Dictionnaire de Trévoux/6e édition, 1771/DÉSIR

Jésuites et imprimeurs de Trévoux
(3p. 270-271).

DESIR. s. m. Inquiétude qu’on ressent pour une chose absente, & à laquelle on attache une idée de plaisir, passion qui nous porte à vouloir un bien que nous jugeons nous être convenable. Desiderium, cupido. La colère est un desir ardent & opiniâtre de nuire. M. Esp. Vous avez allumé des desirs téméraires dans mon cœur. S. Evr. La piété nous ordonne de renoncer à tous les desirs mondains & criminels, aux desirs de la chair. Le desir de la gloire est ce qui anime le Héros & on lui doit toutes les actions d’un grand éclat. Le desir de trouver la vérité est tout ce qui dépend de nous, la trouver n’est-ce pas plutôt un bonheur qu’un mérite ? Un desir de gloire immodéré & une ambition trop vaste ne lui laissent point de repos. S. Evr. Je connois plus les souhaits que les desirs. M. Scud. Cela est fort judicieusement distingué ; car les souhaits doivent être l’ouvrage de la raison ; & les desirs sont presque toujours des aveugles qui naissent du tempéramment, & j’ai eu plusieurs fois des desirs pour des choses que je n’ai pas souhaitées, par ce que ma raison y est opposée. M. Scud.

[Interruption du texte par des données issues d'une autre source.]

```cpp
template <bool VEC, int PART, int NT = AT_THREADS, bool GRAN = false>
__device__ __forceinline__ void at_body(const AtArgs& a, const int wg, float* lds) {
    static_assert(!GRAN || (PART == 2 && VEC), "granule hand-off: fin part, vector form only");
    constexpr int NWV = NT / 64;
    constexpr int PFR = AT_PF * (AT_THREADS / NT);
    constexpr int NPB = PART == 2 ? AT_THREADS / NT : 0;
    const int nparts = (PART == 1 && a.pre_parts > 1) ? a.pre_parts : (PART == 2 && a.fin_parts > 1) ? a.fin_parts : 1;
    const int pshift = 31 - __builtin_clz((unsigned)nparts);
    const int b = wg >> pshift, ipart = wg & (nparts - 1);
#define AT_TOUCH(x) asm volatile("" :: "s"(x))
    AT_TOUCH(a.pq); AT_TOUCH(a.pm); AT_TOUCH(a.memory); AT_TOUCH(a.w_prev); AT_TOUCH(a.ld_wprev); AT_TOUCH(a.w_cum_prev);
    AT_TOUCH(a.s_buf); AT_TOUCH(a.w_out); AT_TOUCH(a.w_cum_out); AT_TOUCH(a.ld_wout);
    AT_TOUCH(a.loc_conv_w); AT_TOUCH(a.loc_lin_w); AT_TOUCH(a.v); AT_TOUCH(a.L); AT_TOUCH(a.A); AT_TOUCH(a.E); AT_TOUCH(a.F); AT_TOUCH(a.K);
#undef AT_TOUCH
    const int tid = threadIdx.x, lane = tid & 63, wave = tid >> 6;
    const int L = a.L, A = a.A, E = a.E, F = a.F, K = a.K;
    const int pos_per = PART == 1 ? at_pos_per(L, nparts) : L;
    const int pos_lo = PART == 1 ? min(L, ipart * pos_per) : 0, pos_hi = min(L, pos_lo + pos_per);
    const AtLds o = at_layout(L, A, E, F, K, PART, pos_per, PART == 1 && VEC && F == 32 && (A & 15) == 0);
    const int lb = PART == 1 ? pos_lo : 0;
    float* Wt = lds + o.wt;
    float* Wc = lds + o.wc;
    float* hs = lds + o.hs;
    float* cf = lds + o.cf;
    float* es = lds + o.e;
    float* part = lds + o.part;
    const int pad = (K - 1) / 2;

    AT_PROF(0);
    const float* pmb = (PART == 2 ? a.s_buf : a.pm) + (size_t)b * L * A;
    const float* pqb = a.pq + (size_t)b * A;
    f32x4 pf_pm4[NPB > 0 ? NPB : 1][AT_LP], pf_pq4 = {0.f, 0.f, 0.f, 0.f}, pf_v4 = {0.f, 0.f, 0.f, 0.f};
    float pf_cum = 0.0f;
    const bool pf_ok = PART == 2 && VEC && lane * 4 < A;
    if (PART == 2 && VEC) {
#pragma unroll
        for (int i = 0; i < NPB; ++i) {
#pragma unroll
            for (int j = 0; j < AT_LP; ++j) {
                const int l = min((wave + i * NWV) * AT_LP + j, L - 1);
                pf_pm4[i][j] = st_ld4(pmb + (size_t)l * A + min(lane * 4, A - 4));
            }
        }
        if (!GRAN) pf_pq4 = st_ld4(pqb + min(lane * 4, A - 4));
        pf_v4 = st_ld4(a.v + min(lane * 4, A - 4));
        if (wave == 0) pf_cum = a.w_cum_prev[(size_t)b * L + min(lane, L - 1)];
    }
    const int Es = PART == 2 ? E >> pshift : E;
    const int e_lo = PART == 2 ? ipart * Es : 0;
    const int ne4 = Es >> 2;
    int ng, e4, g;
    if ((ne4 & (ne4 - 1)) == 0) {
        const int sh = 31 - __builtin_clz((unsigned)ne4);
        ng = NT >> sh; e4 = tid & (ne4 - 1); g = tid >> sh;
    } else {
        ng = NT / ne4; e4 = tid % ne4; g = tid / ne4;
    }
    const bool ctx_active = g < ng;
    const float* memb = a.memory + (size_t)b * L * E;
    f32x4 mpf[PFR];
    if (PART != 1) {
        const __amdgpu_buffer_rsrc_t mrs = __builtin_amdgcn_make_buffer_rsrc((void*)memb, 0, L * E * 4, 0x00020000);
        const int v0 = ctx_active ? (g * E + e_lo + e4 * 4) * 4 : 0x7ffffff0;
        const int vstep = ng * E * 4;
#pragma unroll
        for (int j = 0; j < PFR; ++j)
            mpf[j] = __builtin_bit_cast(f32x4, __builtin_amdgcn_raw_buffer_load_b128(mrs, ctx_active ? v0 + j * vstep : v0, 0, 0));
    }

    if (GRAN) {
        if (wave == 0) {
            const f32x4 q4 = at_wait_granules(a.pq_gran + (size_t)b * A, a.epoch, lane, A, a.status, AT_GRAN_SPINS);
            if (lane * 4 < A) *reinterpret_cast<f32x4*>(part + lane * 4) = q4;
        }
        __syncthreads();
        pf_pq4 = *reinterpret_cast<const f32x4*>(part + min(lane * 4, A - 4));
    }
    AT_PROF(1);
    const bool wl_vec = VEC || ((F & 3) == 0 && st_aligned16(a.loc_lin_w));
    const int f4n = F >> 2;
    const int KP = o.kp;
    f32x4 wl4[AT_WLPF];
    constexpr int SM_MT = 2, SM_NT = 3;
    const bool s_mfma = PART == 1 && VEC && F == 32 && (A & 15) == 0;
    const int sm_g = lane >> 4, sm_n = lane & 15;
    const int sm_ntile = (pos_hi - pos_lo + 15) >> 4;
    float sm_aw[SM_MT][8];
    f32x4 sm_pm[SM_MT][SM_NT];
    const float* sm_pmb = a.pm + (size_t)b * L * A;
    if (PART != 2) {
    if (wl_vec && !s_mfma) {
#pragma unroll
        for (int j = 0; j < AT_WLPF; ++j) {
            const int idx = tid + j * NT;
            wl4[j] = idx < A * f4n ? st_ld4(a.loc_lin_w + (size_t)idx * 4) : f32x4{0.f, 0.f, 0.f, 0.f};
        }
    }
    {
        const int nwc = F * 2 * KP, nhs = 2 * o.hl;
        float wcv[4], hv[2];
#pragma unroll
        for (int j = 0; j < 4; ++j) {
            const int idx = tid + j * NT;
            const int row = idx / KP, k = idx - row * KP;
            wcv[j] = (idx < nwc && k < K) ? a.loc_conv_w[row * K + k] : 0.0f;
        }
#pragma unroll
        for (int j = 0; j < 2; ++j) {
            const int idx = tid + j * NT;
            const int c = idx / o.hl, p = idx - c * o.hl, l = lb + p - pad;
            float v = 0.0f;
            if (idx < nhs && l >= 0 && l < L) v = c == 0 ? a.w_prev[(size_t)b * a.ld_wprev + l] : a.w_cum_prev[(size_t)b * L + l];
            hv[j] = v;
        }
#pragma unroll
        for (int j = 0; j < 4; ++j) { const int idx = tid + j * NT; if (idx < nwc) Wc[idx] = wcv[j]; }
#pragma unroll
        for (int j = 0; j < 2; ++j) { const int idx = tid + j * NT; if (idx < nhs) hs[idx] = hv[j]; }
        for (int idx = tid + 4 * NT; idx < nwc; idx += NT) {
            const int row = idx / KP, k = idx - row * KP;
            Wc[idx] = k < K ? a.loc_conv_w[row * K + k] : 0.0f;
        }
        for (int idx = tid + 2 * NT; idx < nhs; idx += NT) {
            const int c = idx / o.hl, p = idx - c * o.hl, l = lb + p - pad;
            float v = 0.0f;
            if (l >= 0 && l < L) v = c == 0 ? a.w_prev[(size_t)b * a.ld_wprev + l] : a.w_cum_prev[(size_t)b * L + l];
            hs[idx] = v;
        }
    }
    }
    if (a.h_q && ipart == 0) {
        for (int j = tid; j < a.Q; j += NT) {
            const size_t q = (size_t)b * a.Q + j;
            a.h_adapt[q] = a.ada_std[q] * (a.h_q[(size_t)b * a.ld_hq + j] - a.ada_mean[q]);
        }
    }
    AT_PROF(2);
    if (PART != 2) st_lds_barrier();
    AT_PROF(3);

    if (PART == 1 && VEC) {
        const int wmax = A * F - 8, pmax = L * A - 4;
#pragma unroll
        for (int i = 0; i < SM_MT; ++i) {
            const int a0 = max(min(wave + i * NWV, (A >> 4) - 1), 0) * 16;
            const int wi = max(min((a0 + sm_n) * F + sm_g * 8, wmax), 0) & ~3;
            const f32x4 w0 = st_ld4(a.loc_lin_w + wi);
            const f32x4 w1 = st_ld4(a.loc_lin_w + wi + 4);
            sm_aw[i][0] = w0[0]; sm_aw[i][1] = w0[1]; sm_aw[i][2] = w0[2]; sm_aw[i][3] = w0[3];
            sm_aw[i][4] = w1[0]; sm_aw[i][5] = w1[1]; sm_aw[i][6] = w1[2]; sm_aw[i][7] = w1[3];
#pragma unroll
            for (int j = 0; j < SM_NT; ++j) {
                const int l = min(pos_lo + j * 16 + sm_n, L - 1);
                sm_pm[i][j] = st_ld4(sm_pmb + (min(l * A + a0 + 4 * sm_g, pmax) & ~3));
            }
        }
    }
    if (PART != 2) {
    {
        const int nlb = (pos_hi - pos_lo + AT_CB - 1) / AT_CB;
        for (int idx = tid; idx < F * nlb; idx += NT) {
            const int f = idx / nlb, l0 = pos_lo + (idx - f * nlb) * AT_CB;
            float acc0 = 0.f, acc1 = 0.f, acc2 = 0.f, acc3 = 0.f;
            if (KP == 32) {
#pragma unroll
                for (int c = 0; c < 2; ++c) {
                    const f32x4* hq = reinterpret_cast<const f32x4*>(hs + c * o.hl + (l0 - lb));
                    const f32x4* wq = reinterpret_cast<const f32x4*>(Wc + (f * 2 + c) * 32);
#pragma unroll
                    for (int kc = 0; kc < 4; ++kc) {
                        float h[12], w[8];
#pragma unroll
                        for (int j = 0; j < 3; ++j) { const f32x4 t = hq[2 * kc + j]; h[4 * j] = t[0]; h[4 * j + 1] = t[1]; h[4 * j + 2] = t[2]; h[4 * j + 3] = t[3]; }
#pragma unroll
                        for (int j = 0; j < 2; ++j) { const f32x4 t = wq[2 * kc + j]; w[4 * j] = t[0]; w[4 * j + 1] = t[1]; w[4 * j + 2] = t[2]; w[4 * j + 3] = t[3]; }
#pragma unroll
                        for (int k = 0; k < 8; ++k) {
                            acc0 = fmaf(w[k], h[k], acc0); acc1 = fmaf(w[k], h[k + 1], acc1);
                            acc2 = fmaf(w[k], h[k + 2], acc2); acc3 = fmaf(w[k], h[k + 3], acc3);
                        }
                    }
                }
            } else {
                for (int c = 0; c < 2; ++c) {
                    const float* h = hs + c * o.hl + (l0 - lb);
                    const float* w = Wc + (f * 2 + c) * KP;
                    float h0 = h[0], h1 = h[1], h2 = h[2];
#pragma unroll 8
                    for (int k = 0; k < K; ++k) {
                        const float h3 = h[k + 3];
// ... 34 lines not shown
            const f32x4 w4 = st_ld4(a.loc_lin_w + (size_t)idx * 4);
            Wt[(f0 + 0) * o.wt_ld + aa] = w4[0]; Wt[(f0 + 1) * o.wt_ld + aa] = w4[1];
            Wt[(f0 + 2) * o.wt_ld + aa] = w4[2]; Wt[(f0 + 3) * o.wt_ld + aa] = w4[3];
        }
    } else {
        for (int idx = tid; idx < A * F; idx += NT) {
            const int aa = idx / F, f = idx - aa * F;
            Wt[f * o.wt_ld + aa] = a.loc_lin_w[idx];
        }
    }
    }
    AT_PROF(4);
    if (PART != 2) st_lds_barrier();
    AT_PROF(5);

    if (PART == 1 && s_mfma) {
        auto sm_tile = [&](const int a0, const int nt, const float (&aw)[8], const f32x4 pm4) __attribute__((always_inline)) {
            const int l0 = pos_lo + nt * 16, l = l0 + sm_n;
            const float* cfp = cf + (sm_g * 8) * o.cf_ld + (l0 - lb) + sm_n;
            f32x4 acc = {0.f, 0.f, 0.f, 0.f};
#pragma unroll
            for (int k = 0; k < 8; ++k) acc = __builtin_amdgcn_mfma_f32_16x16x4f32(aw[k], cfp[k * o.cf_ld], acc, 0, 0, 0);
            if (l < pos_hi) {
                const f32x4 sv = {acc[0] + pm4[0], acc[1] + pm4[1], acc[2] + pm4[2], acc[3] + pm4[3]};
                *reinterpret_cast<f32x4*>(a.s_buf + ((size_t)b * L + l) * A + a0 + 4 * sm_g) = sv;
            }
        };
#pragma unroll
        for (int i = 0; i < SM_MT; ++i) {
            const int mt = wave + i * NWV;
            if (mt >= (A >> 4)) break;
#pragma unroll
            for (int j = 0; j < SM_NT; ++j)
                if (j < sm_ntile) sm_tile(mt * 16, j, sm_aw[i], sm_pm[i][j]);
            for (int j = SM_NT; j < sm_ntile; ++j) {
                const int l = min(pos_lo + j * 16 + sm_n, L - 1);
                sm_tile(mt * 16, j, sm_aw[i], st_ld4(sm_pmb + (size_t)l * A + mt * 16 + 4 * sm_g));
            }
        }
        for (int mt = wave + SM_MT * NWV; mt < (A >> 4); mt += NWV) {
            const int a0 = mt * 16;
            const f32x4 w0 = st_ld4(a.loc_lin_w + (size_t)(a0 + sm_n) * 32 + sm_g * 8);
            const f32x4 w1 = st_ld4(a.loc_lin_w + (size_t)(a0 + sm_n) * 32 + sm_g * 8 + 4);
            const float aw[8] = {w0[0], w0[1], w0[2], w0[3], w1[0], w1[1], w1[2], w1[3]};
            for (int j = 0; j < sm_ntile; ++j) {
                const int l = min(pos_lo + j * 16 + sm_n, L - 1);
                sm_tile(a0, j, aw, st_ld4(sm_pmb + (size_t)l * A + a0 + 4 * sm_g));
            }
        }
        return;
    }

    auto energy_block = [&](const int l0, const f32x4* pf) __attribute__((always_inline)) {
        float esum[AT_LB];
#pragma unroll
        for (int j = 0; j < AT_LB; ++j) esum[j] = 0.0f;
        for (int a0 = lane * 4; a0 < A; a0 += 256) {
            const int rem = A - a0;
            f32x4 pm4[AT_LP], pq4, v4;
            if (pf && pf_ok && a0 == lane * 4) {
#pragma unroll
                for (int j = 0; j < AT_LP; ++j) pm4[j] = pf[j];
                pq4 = pf_pq4;
                v4 = pf_v4;
            } else if (VEC) {
#pragma unroll
                for (int j = 0; j < AT_LP; ++j) {
                    const int l = l0 + j < L ? l0 + j : L - 1;
                    pm4[j] = st_ld4(pmb + (size_t)l * A + a0);
                }
                pq4 = GRAN ? pf_pq4 : st_ld4(pqb + a0);
                v4 = st_ld4(a.v + a0);
            } else {
#pragma unroll
                for (int j = 0; j < AT_LP; ++j) {
                    const int l = l0 + j < L ? l0 + j : L - 1;
                    pm4[j] = st_ld4_guard(pmb + (size_t)l * A + a0, rem);
                }
                pq4 = st_ld4_guard(pqb + a0, rem);
                v4 = st_ld4_guard(a.v + a0, rem);
            }
            f32x4 loc[AT_LP];
// ... 102 lines not shown
    if (ctx_active) {
        f32x4 acc = {0.f, 0.f, 0.f, 0.f};
#pragma unroll
        for (int j = 0; j < PFR; ++j) {
            const int l = g + j * ng;
            const float wv = es[min(l, L - 1)];
            const float w = l < L ? wv : 0.0f;
            acc[0] = fmaf(w, mpf[j][0], acc[0]); acc[1] = fmaf(w, mpf[j][1], acc[1]);
            acc[2] = fmaf(w, mpf[j][2], acc[2]); acc[3] = fmaf(w, mpf[j][3], acc[3]);
        }
        for (int l = g + PFR * ng; l < L; l += ng) {
            const f32x4 m4 = st_ld4(memb + (size_t)l * E + e_lo + e4 * 4);
            const float w = es[l];
            acc[0] = fmaf(w, m4[0], acc[0]); acc[1] = fmaf(w, m4[1], acc[1]);
            acc[2] = fmaf(w, m4[2], acc[2]); acc[3] = fmaf(w, m4[3], acc[3]);
        }
        *reinterpret_cast<f32x4*>(part + (size_t)(g * ne4 + e4) * 4) = acc;
    }
    AT_PROF(10);
    st_lds_barrier();
    AT_PROF(11);
    for (int e = tid; e < Es; e += NT) {
        float s = 0.0f;
        for (int gg = 0; gg < ng; ++gg) s += part[gg * Es + e];
        if (a.ctx) a.ctx[(size_t)b * a.ld_ctx + e_lo + e] = s;
#pragma unroll
        for (int d = 0; d < 3; ++d)
            if (a.ctx_dst[d].base) a.ctx_dst[d].base[at_t16_off(b, a.ctx_dst[d].kb0 * 16 + e_lo + e, a.ctx_dst[d].kb_stride)] = s;
    }
    AT_PROF(12);
}


template <bool VEC, int PART, int NT = AT_THREADS>
__global__ __launch_bounds__(NT) void at_kernel(const float* pq, const float* pm, const float* v, const float* w_cum_prev, const float* memory,
                                                float* s_buf, const int L, const int A, const int E, const int fin_parts, const AtArgs rest) {
    extern __shared__ __attribute__((aligned(16))) float at_lds[];
    AtArgs a = rest;
    a.pq = pq; a.pm = pm; a.v = v; a.w_cum_prev = w_cum_prev; a.memory = memory; a.s_buf = s_buf; a.L = L; a.A = A; a.E = E; a.fin_parts = fin_parts;
    at_body<VEC, PART, NT>(a, blockIdx.x, at_lds);
}

inline int at_pre_parts_eff(int parts) { return (parts >= 2 && parts <= 64 && (parts & (parts - 1)) == 0) ? parts : 1; }
inline bool at_fin_parts_ok(int parts, int E) { return parts == 1 || ((parts == 2 || parts == 4 || parts == 8) && E % (4 * parts) == 0); }

inline int at_ctx_dst_fill(AtArgs& a, const st_t16_view* ctx_dst, int n_ctx_dst, const char* who) {
    ST_CHECK_ARG(n_ctx_dst >= 0 && n_ctx_dst <= 3, "%s: n_ctx_dst=%d", who, n_ctx_dst);
    for (int d = 0; d < n_ctx_dst; ++d) a.ctx_dst[d] = ctx_dst[d];
    return 0;
}

inline int at_step_fill(AtArgs& a, const st_attn_step_job* j, int B, const char* who) {
    ST_CHECK_ARG(j, "%s: null job", who);
    ST_CHECK_ARG(!j->h_q || j->n_ctx_dst == 0, "%s: AdaIN and T16 context destinations do not go together", who);
    memset(&a, 0, sizeof(a));
    if (at_ctx_dst_fill(a, j->ctx_dst, j->n_ctx_dst, who)) return -1;
    a.pq = j->pq; a.pm = j->pm; a.memory = j->memory; a.w_prev = j->w_prev; a.ld_wprev = j->ld_wprev; a.w_cum_prev = j->w_cum_prev;
    a.w_out = j->w_out; a.ld_wout = j->ld_wout; a.w_cum_out = j->w_cum_out;
    a.loc_conv_w = j->loc_conv_w; a.loc_lin_w = j->loc_lin_w; a.v = j->v; a.ctx = j->ctx; a.ld_ctx = j->ld_ctx;
    a.h_q = j->h_q; a.ld_hq = j->ld_hq; a.ada_std = j->ada_std; a.ada_mean = j->ada_mean; a.h_adapt = j->h_adapt; a.Q = j->Q;
    a.B = B; a.L = j->L; a.A = j->A; a.E = j->E; a.F = j->F; a.K = j->K;
    return 0;
}

inline int at_pre_fill(AtArgs& a, const st_attn_pre_job* j, int B, const char* who) {
    ST_CHECK_ARG(j && j->pm && j->w_prev && j->w_cum_prev && j->loc_conv_w && j->loc_lin_w && j->L > 0 && j->A > 0 && j->F > 0 && j->K > 0 &&
                 (j->K & 1), "%s: bad attention job", who);
    memset(&a, 0, sizeof(a));
    a.pm = j->pm; a.w_prev = j->w_prev; a.ld_wprev = j->ld_wprev; a.w_cum_prev = j->w_cum_prev;
    a.loc_conv_w = j->loc_conv_w; a.loc_lin_w = j->loc_lin_w; a.s_buf = j->s_buf; a.cf_out = j->cf_out;
    a.pre_parts = at_pre_parts_eff(j->parts);
    a.B = B; a.L = j->L; a.A = j->A; a.E = 4; a.F = j->F; a.K = j->K;
    return 0;
// ... 83 lines not shown
```

semi_tts_amd/csrc/skinny_packed.hip:

```cpp
#include "st_common.h"
#include "attention_body.h"
#include "attention_bwd_body.h"
#include <cstdlib>

#ifndef PK_PROF
#define PK_PROF(n)
#endif
#ifndef RT2_PROF
#define RT2_PROF(n)
#endif

namespace {

constexpr int PK_MAXSEG = 3;

__host__ __device__ inline int pk_kb(int k) { return (k + 15) >> 4; }

struct PackArgs {
    const float* w[PK_MAXSEG]; int ldw[PK_MAXSEG]; int k[PK_MAXSEG]; int kb0[PK_MAXSEG];
    int nseg; int N; int H; int KB; int tiles; float* out;
};
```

☞ La force de la signification de ces deux, dit M. l’Abbé Girard, ne dit rien de bon ou de mauvais ; dans l’objet, elle n’exprime que le mouvement par lequel l’ame se porte vers lui, quel qu’il soit, bon ou mauvais ; mais avec les différences suivantes. Les souhaits & les désirs ne regardent que les choses éloignées ; les souhaits sont plus vagues ; & les désirs plus ardens. Les souhaits se nourrissent d’imagination ; ils doivent être bornés. Les désirs viennent des passions, ils doivent être modérés. On se repaît de souhaits. On s’abandonne à ses désirs. Nous souhaittons ce qui nous flatte. Nous désirons ce que nous estimons. On dit du souhait qu’il est raisonnable ou ridicule ; du desir, qu’il est foible ou violent. Les paresseux s’occupent à faire des souhaits chimériques. Les Courtisans se tourmentent par des désirs ambitieux.

☞ Le desir ajoûte toujours à la vivacité du souhait, qui n’est quelquefois que de pure politesse. Souhaits de la nouvelle année.

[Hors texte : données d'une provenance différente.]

# facebookresearch/vilbert-multi-task

Hardware: AMD Instinct MI355X
Metric: samples/sec (36 regions, 36 tokens) ViLBERT-base 6L/6C fwd+bwd (higher is better)
Workload: dtype f32; 1 GPU; bert_base_6layer_6conect.json train_concap step: BertForMultiModalPreTraining fwd+bwd (dropout on) + grad all-reduce + AdamW, 36 regions + 1 global row, batch 256 per GPU, T=36 R=37; per_gpu_batch=256, global_batch=256, parallelism=dp1, visible_gpus=1, launch=eager, gemm_mode=f32, deterministic_wgrad=True, deterministic_fallbacks=0

## Files before the change

### vilbert-multi-task_amd/csrc/attention.hip

```cpp
#include "common.h"
#include "rng.h"

namespace {

#ifdef VB_ATTN_BF16
typedef unsigned short io_t;
__device__ __forceinline__ f32x4 ld4(const io_t* p) {
    const uint2 w = *reinterpret_cast<const uint2*>(p);
    return f32x4{__uint_as_float(w.x << 16), __uint_as_float(w.x & 0xffff0000u), __uint_as_float(w.y << 16),
                 __uint_as_float(w.y & 0xffff0000u)};
}
__device__ __forceinline__ float ld1(const io_t* p) { return __uint_as_float((unsigned)*p << 16); }
__device__ __forceinline__ void st1(io_t* p, float v) { *p = (io_t)vb_bf16_round(v); }
template <int DS>
__device__ __forceinline__ void store_cols(io_t* op, int c, const f32x4 (&a)[DS], int r) {
#pragma unroll
    for (int k = 0; k < DS / 2; ++k) {
        const float even = a[2 * k][r], odd = a[2 * k + 1][r];
        const float recv = __shfl_xor((c & 1) ? even : odd, 1, 64);
        if (c & 1) *reinterpret_cast<unsigned*>(op + 32 * k + 15) = vb_bf16_pack(recv, odd);
        else *reinterpret_cast<unsigned*>(op + 32 * k) = vb_bf16_pack(even, recv);
    }
}
#else
// ... 212 lines not shown
#pragma unroll
                for (int r = 0; r < 4; ++r) st[kt][r] = st[kt][r] * (dp[kt][r] - dsum) * p.scale;
    }

    const io_t* rbase = (BWD ? kbase : vbase) + c;
    const long ldr = BWD ? p.ldk : p.ldv;
    f32x4 oacc[DS];
#pragma unroll
    for (int dt = 0; dt < DS; ++dt) oacc[dt] = f32x4{0.f, 0.f, 0.f, 0.f};
#pragma unroll
    for (int kt = 0; kt < NT; ++kt) {
        if (kt < nkt) {
            f32x4 av, bv[DS];
#pragma unroll
            for (int r = 0; r < 4; ++r) {
                const int key = min(kt * 16 + 4 * g + r, p.n_k - 1);
                const io_t* rp = rbase + (long)key * ldr;
                av[r] = st[kt][r];
#pragma unroll
                for (int dt = 0; dt < DS; ++dt) bv[dt][r] = ld1(rp + 16 * dt);
            }
            mma_rank4<DS>(oacc, av, bv);
        }
    }

    io_t* obase = BWD ? p.dQ : p.O;
    const long ldo = BWD ? p.lddq : p.ldo;
#pragma unroll
    for (int r = 0; r < 4; ++r) {
        const int q = qt * 16 + 4 * g + r;
        if (q < p.n_q) {
            io_t* op = obase + ((long)b * p.n_q + q) * ldo + h * D + c;
            store_cols<DS>(op, c, oacc, r);
        }
    }
}

template <int D>
__global__ __launch_bounds__(256) void attn_bwd_kv_kernel(const AttnP p_in) {
    AttnP p = p_in;
    p.seed = vb_seed_with_epoch(p_in.seed, p_in.epoch);
    const int lane = threadIdx.x & 63;
    const long item = (long)blockIdx.x * 4 + (threadIdx.x >> 6);
    if (item >= p.total) return;
    const int kt = (int)(item % p.n_kt);
    const long bh = item / p.n_kt;
    const int h = (int)(bh % p.heads);
    const int b = (int)(bh / p.heads);
    const int c = lane & 15, g = lane >> 4;
    constexpr int DS = D / 16;
    const bool drop = p.drop_p > 0.f;

    const int key = kt * 16 + c;
    const int k_row = min(key, p.n_k - 1);
    const bool key_ok = key < p.n_k;
    f32x4 kf[DS], vf[DS];
    load_frag<DS>(kf, p.K + ((long)b * p.n_k + k_row) * p.ldk + h * D + 4 * g);
    load_frag<DS>(vf, p.V + ((long)b * p.n_k + k_row) * p.ldv + h * D + 4 * g);
    const float madd = p.mask != nullptr ? p.mask[(long)b * p.n_k + k_row] : 0.f;

    const io_t* qbase = p.Q + (long)b * p.n_q * p.ldq + h * D;
    const io_t* dobase = p.dO + (long)b * p.n_q * p.lddo + h * D;
    const float* lse = p.lse + bh * p.n_q;
    const float* dvec = p.dvec + bh * p.n_q;

    f32x4 dk[DS], dv[DS];
#pragma unroll
    for (int dt = 0; dt < DS; ++dt) {
        dk[dt] = f32x4{0.f, 0.f, 0.f, 0.f};
        dv[dt] = f32x4{0.f, 0.f, 0.f, 0.f};
    }

    for (int qt = 0; qt < p.n_qt; ++qt) {
        const int q_row = min(qt * 16 + c, p.n_q - 1);
        f32x4 qf[DS], dof[DS];
        load_frag<DS>(qf, qbase + (long)q_row * p.ldq + 4 * g);
        load_frag<DS>(dof, dobase + (long)q_row * p.lddo + 4 * g);
        const f32x4 s = dot_tile<DS>(qf, kf);
        const f32x4 dpr = dot_tile<DS>(dof, vf);
        f32x4 pd, dsv;
#pragma unroll
        for (int r = 0; r < 4; ++r) {
            const int q = qt * 16 + 4 * g + r;
            float dsr = 0.f, pdr = 0.f;
            if (q < p.n_q && key_ok) {
                const float sv = __fadd_rn(__fmul_rn(s[r], p.scale), madd);
                const float pv = expf(sv - lse[q]);
                float d = dpr[r];
                pdr = pv;
                if (drop) {
                    const bool keep = vb_keep(p.seed, (uint64_t)((bh * p.n_q + q) * p.n_k + key), p.drop_p);
                    d = keep ? d * p.drop_scale : 0.f;
                    pdr = keep ? pv * p.drop_scale : 0.f;
                }
                dsr = pv * (d - dvec[q]) * p.scale;
            }
            pd[r] = pdr;
            dsv[r] = dsr;
        }
        f32x4 dov[DS], qv[DS];
#pragma unroll
        for (int r = 0; r < 4; ++r) {
            const int q = min(qt * 16 + 4 * g + r, p.n_q - 1);
            const io_t* dop = dobase + (long)q * p.lddo + c;
            const io_t* qp = qbase + (long)q * p.ldq + c;
#pragma unroll
            for (int dt = 0; dt < DS; ++dt) {
                dov[dt][r] = ld1(dop + 16 * dt);
                qv[dt][r] = ld1(qp + 16 * dt);
            }
        }
        mma_rank4<DS>(dv, pd, dov);
        mma_rank4<DS>(dk, dsv, qv);
    }
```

Si l’homme n’avoit point péché, l’ame & le corps ne se seroient point importunés par des desirs déraisonnables. Port-R. Les offices des vrais amis ont je ne sais quoi de vif qui va au-devant de nos besoins & qui prévient jusqu’à nos desirs. S. Evr. La mesure des desirs est d’ordinaire celle des inquiétudes & des chagrins.

La raison au milieu des plaisirs.
D’un remords importun vient brider nos desirs. Boil.

Combien de fois sensible à tes ardens desirs,
M’est-il en ta présence échappé des soupirs ? Rac.

Son miroir lui disoit, prenez vîte un mari ;
Je ne sai quel desir le lui disoit aussi. La Font.

On dit, en termes de Pratique, d’un testament, d’un partage, ou autre acte défectueux, qu’il n’est pas fait au desir de la Coutume, de l’Ordonnance, pour dire, qu’il n’a pas toutes les formalités que la Coutume demande.

On dit proverbialement, que les obstacles irritent les desirs, & sur-tout en matière d’amour, pour dire, que nous souhaitons avec plus d’ardeur les choses qui nous sont défendues, ou qui sont difficiles.

DESIR. Nom propre d’homme. Voy. DIDIER.